Response B: Net income results when revenues exceed expenses, not when assets exceed revenues.
Response C: Net income results when revenues exceed expenses, not when expenses exceed revenues.
Response D: Correct!
6. What section of a cash flow statement indicates the cash spent on new equipment during the past
accounting period?
a) The investing section.
b) The operating section.
c) The financing section.
d) The cash flow statement does not give this information.
Ans: a
Response A: Correct!
Response B: The investing section, not the operating section of the statement of cash flows gives
information about long-term asset accounts like equipment.
Response C: The investing section, not the financing section of the statement of cash flows gives
information about long-term asset accounts like equipment.
Response D: The investing section (one of the main sections) of the statement of cash flows gives
information about long-term asset accounts like equipment.
7. Which financial statement reports assets, liabilities, and stockholders’ equity?
a) Income statement.
b) Retained earnings statement.
c) Balance sheet.
d) Statement of cash flows.
Ans: c
Response A: The balance sheet, not the income statement, reports a company’s assets, liabilities and
stockholders’ equity.
Response B: The balance sheet, not the retained earnings statement, reports a company’s assets,
liabilities and stockholders’ equity.
Response C: Correct!
Response D: The balance sheet, not the statement of cash flows, reports a company’s assets, liabilities
and stockholders’ equity.
8. Stockholders’ equity represents:
a) claims of creditors.
b) claims of employees.
c) The difference between revenues and expenses.
d) claims of owners.
Ans: d
Response A: Stockholders’ equity is the difference between assets and liabilities and represents claims
of owners.
Response B: Stockholders’ equity is the difference between assets and liabilities and represents claims of
owners.
Response C: Stockholders’ equity is the difference between assets and liabilities and represents claims
of owners.
Response D: Correct!
9. As of December 31, 2007, Stoneland Corporation has assets of $3,500 and stockholders’ equity of
$2,000. What are the liabilities for Stoneland Corporation as of December 31, 2007?
a) $1,500.
b) $1,000.
c) $2,500.
d) $2,000.
Ans: a
Response A: Correct!
Response B: Using the accounting equation, liabilities can be computed by subtracting stockholders’
equity from assets, or $3,500 - $2,000 = $1,500.

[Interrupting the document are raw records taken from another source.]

# konnpaku-youmu/Model_Predictive_Control

Measured on AMD Instinct MI355X. Metric: QP solves/sec (batch, horizon N=20) at 1/2/4/8 MI355X; max|u-u_ref|, higher is better.
Workload: dtype f64; 1 GPU; cfg2: per-instance condense + box QP, FHC.py double integrator (ts=0.5), N=20, |u|<=1, x0~U(-10,10)^2; horizon=20, nx=2, nu=1, mode=fused, batch_per_gpu=4096, parallelism=dp1, graph=True, graph_steps=8, config=2

## Files before the change

model_predictive_control_amd/csrc/gi_box_core.hpp:

```cpp
#pragma once
#include <type_traits>

#include "quad.hpp"

namespace mpcqp {

template <int BS>
struct BoxOcc {
  static constexpr int w = BS <= 3 ? 4 : (BS <= 5 ? 2 : 1);
};

#ifndef MPCQP_KEYED_REDUCE
#define MPCQP_KEYED_REDUCE 1
#endif
template <class Mat>
struct QKeyed {
  static constexpr bool v = false;
};
template <int BS>
struct QKeyed<QSym<double, BS>> {
  static constexpr bool v = MPCQP_KEYED_REDUCE != 0;
};

template <class Mat>
// ... 7 lines not shown
  static constexpr int oZ = oUb + NV;
  static constexpr int oEnd = oZ + (QKeyed<Mat>::v ? NV : 0);
};

template <typename T>
__device__ __forceinline__ T bound_scale(T bnd) {
  return finite(bnd) ? T(1) / (T(1) + fabs(bnd)) : __builtin_nan("");
}

template <typename T, int RO>
struct QBounds {
  T lo[RO], hi[RO], sl[RO], su[RO];
  __device__ __forceinline__ void load(const int (&mi)[RO], const T* lbs, const T* ubs) {
#pragma unroll
    for (int s = 0; s < RO; ++s) {
      lo[s] = lbs[mi[s]];
      hi[s] = ubs[mi[s]];
      sl[s] = bound_scale(lo[s]);
      su[s] = bound_scale(hi[s]);
    }
  }
};

constexpr int key_bits(int nmax) {
  int b = 0;
  while ((1 << b) < nmax) ++b;
  return b;
}
template <int KB>
struct Key {
  static constexpr long long MASK = (1ll << KB) - 1;
  static __device__ __forceinline__ double clear(double v) {
    return __longlong_as_double(__double_as_longlong(v) & ~MASK);
  }
  static __device__ __forceinline__ double pack(double v, int code) {
    return __longlong_as_double((__double_as_longlong(v) & ~MASK) | (long long)(unsigned)code);
  }
  static __device__ __forceinline__ int code(double key) {
    return (int)(__double_as_longlong(key) & MASK);
  }
  static __device__ __forceinline__ double big() {
    return __longlong_as_double(0x7fefffffffffffffll & ~MASK);
  }
};
#ifndef MPCQP_KEY_BARE
#define MPCQP_KEY_BARE 1
#endif
__device__ __forceinline__ double key_max(double a, double b) {
#if MPCQP_KEY_BARE
  double r;
  asm("v_max_f64 %0, %1, %2" : "=v"(r) : "v"(a), "v"(b));
  return r;
#else
  return fmax(a, b);
#endif
}
__device__ __forceinline__ double key_min(double a, double b) {
#if MPCQP_KEY_BARE
  double r;
  asm("v_min_f64 %0, %1, %2" : "=v"(r) : "v"(a), "v"(b));
  return r;
#else
  return fmin(a, b);
#endif
}
template <bool MAX, int CTRL>
__device__ __forceinline__ void key_step(double& key) {
  const double o = dpp<CTRL>(key);
  key = MAX ? key_max(key, o) : key_min(key, o);
}

#ifndef MPCQP_ROW_OWNER
#define MPCQP_ROW_OWNER 1
#endif
template <class Mat>
struct QRowOwned {
  static constexpr bool v = false;
};
template <typename T, int BS>
struct QRowOwned<QSym<T, BS>> {
  static constexpr bool v = MPCQP_ROW_OWNER != 0;
};
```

Response C: Using the accounting equation, liabilities can be computed by subtracting stockholders’
equity from assets, or $3,500 - $2,000 = $1,500.

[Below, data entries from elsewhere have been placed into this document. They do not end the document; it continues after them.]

int dag_build_tasks(int ntile, int chunk, int band_tiles, int js2, std::vector<int>& out, int taper0, std::vector<int>* ready) {
    struct T { int ready, cls, J, I, flags, q, kbeg, kend; };
    std::vector<T> ts;
    auto add_tile = [&](int I, int J, int K, bool band) {
        const int body = band ? K : std::max(0, K - 1);
        std::vector<int> cuts{body};
        int e = body;
        for (int len = taper0; len < chunk && e > 0; len *= 2) { e = std::max(0, e - len); cuts.push_back(e); }
        const int first = 1 + (I * 5 + J * 3) % chunk;
        while (e > first) { e = std::max(first, e - chunk); cuts.push_back(e); }
        if (e > 0) cuts.push_back(0);
        int q = 0;
        for (int c = (int)cuts.size() - 1; c > 0; --c, ++q) {
            const int kb = cuts[c], ke = cuts[c - 1];
            const bool last = band && ke == K;
            ts.push_back({ke, band ? 0 : 2, J, I, (band ? DAG_BANDACC : 0) | (last ? DAG_FINAL : 0) | (q == 0 ? DAG_FIRST : 0), q, kb, ke});
        }
        if (!band) ts.push_back({K, 1, J, I, DAG_FINAL | (q == 0 ? DAG_FIRST : 0), q, body, K});
    };
    for (int Jt = 0; Jt < ntile; ++Jt) {
        const int Js = Jt / 2;
        const int bt = Js >= js2 ? ntile : band_tiles;
        for (int I = 2 * Js + bt; I < ntile; ++I) add_tile(I, Jt, Jt, false);
        if (2 * Js - 2 > 0)
            for (int I = std::max(2 * Js, Jt); I < 2 * Js + bt && I < ntile; ++I) add_tile(I, Jt, 2 * Js - 2, true);
    }
    std::stable_sort(ts.begin(), ts.end(), [](const T& x, const T& y) {
        if (x.ready != y.ready) return x.ready < y.ready;
        if (x.cls != y.cls) return x.cls < y.cls;
        if (x.J != y.J) return x.J < y.J;
        return x.I < y.I;
    });
    out.clear();
    out.reserve(ts.size() * 4);
    if (ready != nullptr) { ready->clear(); ready->reserve(ts.size()); }
    int n1 = 0;
    for (const T& t : ts) {
        if (t.ready <= 2 * js2) ++n1;
        if (ready != nullptr) ready->push_back(t.ready);
        out.push_back(t.flags | (t.q << 8));
        out.push_back(t.I);
        out.push_back(t.J);
        out.push_back(t.kbeg | (t.kend << 16));
    }
    return n1;
}

int dag_add_fill_tasks(int ntile, std::vector<int>& tasks, std::vector<int>& ready, int n1) {
    const int nt = (int)(tasks.size() / 4), nfill = ntile * (ntile + 1) / 2;
    const int span = n1 > 0 ? n1 : nt;
    if (span <= 0) return n1;
    std::vector<int> out, rdy;
    out.reserve(tasks.size() + 4 * (size_t)nfill);
    rdy.reserve(ready.size() + nfill);
    int fi = 0, fj = 0, done = 0;
    auto emit_fill = [&](int r) {
        out.push_back(DAG_FILL); out.push_back(fi); out.push_back(fj); out.push_back(0);
        rdy.push_back(r);
        if (++fi >= ntile) { ++fj; fi = fj; }
        ++done;
    };
    for (int t = 0; t < nt; ++t) {
        for (int k = 0; k < 4; ++k) out.push_back(tasks[4 * t + k]);
        rdy.push_back(ready[t]);
        if (t < span)
            while (done < (int)((int64_t)(t + 1) * nfill / span)) emit_fill(ready[t]);
    }
    tasks.swap(out);
    ready.swap(rdy);
    return n1 > 0 ? n1 + nfill : 0;
}

void dag_merge_tasks(const std::vector<int>& tasks, const std::vector<int>& ready, int ninst, int period, std::vector<int>& out) {
    const int nt = (int)ready.size();
    out.clear();
    out.reserve((size_t)ninst * nt * 4);
    std::vector<int> pos(ninst, 0);
    for (;;) {
        int best = -1;
        long bkey = 0;
        for (int i = 0; i < ninst; ++i) {
            if (pos[i] >= nt) continue;
            const long key = (long)i * period + ready[pos[i]];
            if (best < 0 || key < bkey) { best = i; bkey = key; }
        }
        if (best < 0) break;
        const int t = pos[best]++;
        out.push_back(tasks[4 * t]);
        out.push_back(tasks[4 * t + 1] | (best << 16));
        out.push_back(tasks[4 * t + 2]);
        out.push_back(tasks[4 * t + 3]);
    }
}

void dag_deal_tasks(const std::vector<int>& tasks, const std::vector<int>& ready, int t0, int t1, int nq, int gang, std::vector<int>& order,
                    std::vector<int>& off) {
    nq = std::max(nq, 1);
    std::vector<std::vector<int>> qs(nq);
    std::vector<int64_t> load(nq, 0);
// ... 2 lines not shown
    auto ksteps = [&](int t) { return (tasks[4 * (size_t)t] & DAG_FILL) ? 0 : (tasks[4 * (size_t)t + 3] >> 16) - (tasks[4 * (size_t)t + 3] & 0xffff); };
    auto same = [&](int x, int y) {
        return ready[x] == ready[y] && cls(x) == cls(y) && tasks[4 * (size_t)x + 2] == tasks[4 * (size_t)y + 2] &&
               tasks[4 * (size_t)x + 3] == tasks[4 * (size_t)y + 3] && (tasks[4 * (size_t)x + 1] >> 16) == (tasks[4 * (size_t)y + 1] >> 16);
    };
    auto deal = [&](int b, int e) {
        int q = 0;
        if (gang >= 0) {
            q = rr % nq;
            for (int i = 1; i < nq; ++i)
                if (load[(rr + i) % nq] < load[q]) q = (rr + i) % nq;
            rr = q + 1;
        }
        for (int t = b; t < e; ++t) { qs[q].push_back(t); load[q] += ksteps(t); }
    };
    for (int i = t0; i < t1;) {
        int j = i + 1;
        const int c = cls(i);
        if (gang > 1 && (c == 0 || c == 2))
            while (j < t1 && same(i, j)) ++j;
        for (int b = i; b < j; b += std::max(gang, 1)) deal(b, std::min(j, b + std::max(gang, 1)));
        i = j;
    }
    order.clear();
    off.assign(1, 0);
    for (int q = 0; q < nq; ++q) {
        order.insert(order.end(), qs[q].begin(), qs[q].end());
        off.push_back((int)order.size());
    }
}

void dag_envh_count(const std::vector<int>& tasks, const int* env, const int* envh, int nenv, int64_t* count) {
    count[0] = count[1] = 0;
    for (size_t t = 0; t + 3 < tasks.size(); t += 4) {
        const int flags = tasks[t] & 255, I = tasks[t + 1] & 0xffff, J = tasks[t + 2] & 0xfff, kb = tasks[t + 3] & 0xffff, ke = tasks[t + 3] >> 16;
        if (flags & DAG_FILL) continue;
        const bool in = env != nullptr && I < nenv && J < nenv;
        const int k0 = in ? std::min(ke, std::max(kb, std::max(env[I], env[J]))) : kb;
        if (in && (flags & DAG_FINAL) && !(flags & DAG_BANDACC) && J < env[I]) continue;
        count[0] += 8 * (int64_t)(ke - k0);
        if (!in || envh == nullptr || ((flags & DAG_FINAL) && !(flags & DAG_BANDACC))) continue;
        for (int r = 0; r < 2; ++r)
            for (int c = 0; c < 2; ++c) {
                const int h0 = (I == J && r == 0 && c == 1) ? 2 * ke : std::max(envh[2 * I + r], envh[2 * J + c]);
                count[1] += std::min(2 * ke, std::max(2 * k0, h0)) - 2 * k0;
            }
    }
}

template <bool LDL>
static int launch_bulk_t(hipStream_t s, const DagArgs& a, int nwg) {
    const size_t smem = TILE3_LDS_BYTES;
    auto kern = dag_bulk_kernel<LDL>;
    static std::atomic<uint64_t> attr_devs{0};
    int dev = 0;
    MNK_HIP(hipGetDevice(&dev));
    if (!(attr_devs.load(std::memory_order_relaxed) >> (dev & 63) & 1)) {
        MNK_HIP(hipFuncSetAttribute((const void*)kern, hipFuncAttributeMaxDynamicSharedMemorySize, (int)smem));
        attr_devs.fetch_or(1ull << (dev & 63), std::memory_order_relaxed);
    }
    hipLaunchKernelGGL(kern, dim3(nwg), dim3(256), smem, s, a);
    MNK_HIP(hipGetLastError());
    return 0;
}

Response D: Using the accounting equation, liabilities can be computed by subtracting stockholders’
equity from assets, or $3,500 - $2,000 = $1,500.
10. The segment of a corporation’s annual report that describes the corporation’s accounting methods is
the:
a) notes to the financial statements.
b) management discussion and analysis.
c) auditor’s report.
d) income statement.
Ans: a
Response A: Correct!
Response B: The description of a firm’s accounting methods is found in the notes to the financial
statements, not in the management discussion and analysis.
Response C: The description of a firm’s accounting methods is found in the notes to the financial
statements, not in the auditor’s report.
Response D: The description of a firm’s accounting methods is found in the notes to the financial
statements, not in the income statement.